Association of Brain Metastases With Survival in Patients With Limited or Stable Extracranial Disease: A Systematic Review and Meta-analysis.

Importance: Intracranial metastatic disease (IMD) is a severe complication of cancer with profound prognostic implications. Patients with IMD in the setting of limited or stable extracranial disease (IMD-SE) may represent a unique and understudied subset of patients with IMD with superior prognosis. Objective: To evaluate overall survival (OS), progression-free survival (PFS), and intracranial PFS (iPFS) in patients with IMD-SE secondary to any primary cancer. Data Sources: Records were identified from MEDLINE, EMBASE, CENTRAL, and gray literature sources from inception to June 21, 2021. Study Selection: Studies in English reporting OS, PFS, or iPFS in patients with IMD-SE (defined as IMD and ≤2 extracranial metastatic sites) and no prior second-line chemotherapy or brain-directed therapy were selected. Data Extraction and Synthesis: Author, year of publication, type of study, type of primary cancer, and outcome measures were extracted. Random-effects meta-analyses were performed to estimate effect sizes, and subgroup meta-analysis and metaregression were conducted to measure between-study differences in February 2022. Main Outcomes and Measures: The primary end point was OS described as hazard ratios (HRs) and medians for comparative and single-group studies, respectively. Secondary end points were PFS and iPFS. Results: Overall, 68 studies (5325 patients) were included. IMD-SE was associated with longer OS (HR, 0.52; 95% CI, 0.39-0.70) and iPFS (HR, 0.63; 95% CI, 0.52-0.76) compared with IMD in the setting of progressive extracranial disease. The weighted median OS estimate for patients with IMD-SE was 17.9 months (95% CI, 16.4-22.0 months), and for patients with IMD-PE it was 8.0 months (95% CI, 7.2-12.8 months).

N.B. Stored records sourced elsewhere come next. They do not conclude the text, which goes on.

diff --git a/cpu-raytracing-experiments_amd/csrc/mirt_capi.hip b/cpu-raytracing-experiments_amd/csrc/mirt_capi.hip
--- a/cpu-raytracing-experiments_amd/csrc/mirt_capi.hip
+++ b/cpu-raytracing-experiments_amd/csrc/mirt_capi.hip
@@ -114,7 +114,7 @@
 constexpr uint32_t kMaxBatch = 256;
 constexpr uint64_t kBatchRays = 1024ull << 20;
 constexpr uint64_t kSerialRays = 96ull << 20;
-constexpr size_t kStreamPlanes = 2 * 13 + 2 + 17;
+constexpr size_t kStreamPlanes = 2 * 10 + 2 + 14;
 uint32_t pix_bits_of(const mirt_ctx* c) { uint32_t b = 8; while ((1ull << b) < static_cast<uint64_t>(c->n_tiles) * kTileSize) b++; return b; }
 uint32_t max_slots(const mirt_ctx* c) {
 	const uint64_t n_pix = std::max<uint64_t>(static_cast<uint64_t>(c->n_tiles) * kTileSize, 1);
@@ -129,7 +129,6 @@
 	const uint64_t b = std::max<uint64_t>((kBatchRays + n_pix / 2) / n_pix, batch_floor(c));
 	return static_cast<uint32_t>(std::min<uint64_t>(std::min<uint64_t>(b, max_slots(c)), std::max<uint32_t>(c->batch_mem_cap, 1u)));
 }
-bool uses_contrib(const mirt_ctx* c, uint32_t n_slots) { return n_slots > 1 || batch_limit(c) > c->policy.buckets; }
 
 uint32_t grid_for(const mirt_ctx* c, uint64_t work_items) {
 	uint64_t blocks = (work_items + kBlock - 1) / kBlock;
@@ -199,7 +198,7 @@
 }
 uint64_t streams_bytes(const mirt_ctx* c) {
 	const uint64_t rays = static_cast<uint64_t>(c->n_tiles) * kTileSize * batch_limit(c);
-	return wanted_slots(c) * (rays * 4u * kStreamPlanes + (uses_contrib(c, wanted_slots(c)) ? rays * 12u : 0u));
+	return wanted_slots(c) * (rays * 4u * kStreamPlanes + rays * 12u);
 }
 
 void plan_batches(mirt_ctx* c) {
@@ -224,9 +223,8 @@
 	const uint32_t cap = seg_cap * kSegs;
 	const uint32_t nb = c->policy.max_bounces;
 	const uint32_t want = wanted_slots(c);
-	const bool contrib = uses_contrib(c, want);
 	const size_t acc_bytes = static_cast<size_t>(c->n_tiles) * batch_limit(c) * 3 * kTileSize * sizeof(float);
-	if (cap == c->capacity && nb == c->arena_bounces && c->slots.size() == want && (!contrib || c->slots[0].contrib.bytes >= acc_bytes)) return MIRT_OK;
+	if (cap == c->capacity && nb == c->arena_bounces && c->slots.size() == want && c->slots[0].contrib.bytes >= acc_bytes) return MIRT_OK;
 	HIP_TRY(c, sync_all(c));
 	while (c->slots.size() > want) {
 		PipeSlot& sl = c->slots.back();
@@ -252,7 +250,7 @@
 		if (e == hipSuccess) { e = sl.counts.ensure(BatchCounters::words(nb) * sizeof(uint32_t)); what = "queue counters"; }
 		if (e == hipSuccess) { e = sl.fat.ensure(2u * kFatCapacity * sizeof(uint32_t)); what = "fat-ray lists"; }
 		if (e == hipSuccess) { e = sl.cand.ensure(static_cast<size_t>(n_pix) * kCandStride * sizeof(uint32_t)); what = "candidate lists"; }
-		if (e == hipSuccess) { if (contrib) { e = sl.contrib.ensure(acc_bytes); what = "contribution buffer"; } else sl.contrib.release(); }
+		if (e == hipSuccess) { e = sl.contrib.ensure(acc_bytes); what = "contribution buffer"; }
 		if (e != hipSuccess) {
 			(void)hipGetLastError();
 			if (e == hipErrorOutOfMemory && !c->policy.max_batch && batch_limit(c) > batch_floor(c)) {
@@ -270,7 +268,6 @@
 			s.px = (float*)take(); s.py = (float*)take(); s.pz = (float*)take();
 			s.dx = (float*)take(); s.dy = (float*)take(); s.dz = (float*)take();
 			s.tr = (float*)take(); s.tg = (float*)take(); s.tb = (float*)take();
-			s.rr = (float*)take(); s.rg = (float*)take(); s.rb = (float*)take();
 			s.path = (uint32_t*)take();
 		}
 		sl.hit = (HitRec*)take(); (void)take();
@@ -278,7 +275,6 @@
 		h.px = (float*)take(); h.py = (float*)take(); h.pz = (float*)take();
 		h.dx = (float*)take(); h.dy = (float*)take(); h.dz = (float*)take(); h.tfar = (float*)take();
 		h.sr = (float*)take(); h.sg = (float*)take(); h.sb = (float*)take();
-		h.rr = (float*)take(); h.rg = (float*)take(); h.rb = (float*)take();
 		h.er = (float*)take(); h.eg = (float*)take(); h.eb = (float*)take();
 		h.dest = (uint32_t*)take();
 	}
@@ -339,8 +335,6 @@
 	fp.pix_bits = pix_bits_of(c); fp.pix_mask = (1u << fp.pix_bits) - 1u;
 	fp.acc_base = acc_base;
 	fp.batch_n = batch_n;
-	fp.idx_base = acc_base;
-	fp.idx_buckets = c->policy.buckets;
 	fp.max_bounces = c->policy.max_bounces;
 	fp.buckets = c->policy.buckets;
 	fp.n_lights = c->scene.n_lights;
@@ -394,14 +388,12 @@
 	const bool pipelined = c->slots.size() > 1;
 	PipeSlot& sl = c->slots[c->batch_seq % c->slots.size()];
 	hipStream_t st = pipelined ? sl.stream : c->stream;
-	const bool contrib = uses_contrib(c, static_cast<uint32_t>(c->slots.size()));
-	if (contrib) { fp.idx_base = kIdxContrib; fp.idx_buckets = batch_n; }
 	const BatchCounters bc = batch_counters(c, sl);
 	const float qn = c->camera.orient[0] * c->camera.orient[0] + c->camera.orient[1] * c->camera.orient[1] + c->camera.orient[2] * c->camera.orient[2] + c->camera.orient[3] * c->camera.orient[3];
 	const bool bundle = c->policy.use_bvh && c->scene.n_recs != 0 && !c->policy.trace_primary_rays && batch_n >= 3 && c->camera.z != 0.0f && std::fabs(qn - 1.0f) < 1e-4f;
 	DevCounters* ctr = c->counters.as<DevCounters>();
 	const float4* mat_ggx = c->mat_ggx.as<float4>();
-	float* accum = contrib ? sl.contrib.as<float>() : c->accumulator.as<float>();
+	float* contrib = sl.contrib.as<float>();
 	uint32_t* fat_lists = sl.fat.as<uint32_t>();
 	const SceneDev sc = trace_scene(c);
 	const bool count = c->policy.count_traffic != 0;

Pooled median OS for all patients with IMD-SE was 20.9 months (95% CI, 16.35-25.98 months); for the subgroup with breast cancer it was 20.2 months (95% CI, 10.43-38.20 months), and for non-small cell lung cancer it was 27.5 months (95% CI, 18.27-49.66 months). Between-study heterogeneity for OS and iPFS were moderate (I2 = 56.5%) and low (I2 = 0%), respectively. Conclusions and Relevance: In this systematic review and meta-analysis of patients with IMD-SE, limited systemic disease was associated with improved OS and iPFS. Future prospective trials should aim to collect granular information on the extent of extracranial disease to identify drivers of mortality and optimal treatment strategies in patients with brain metastases.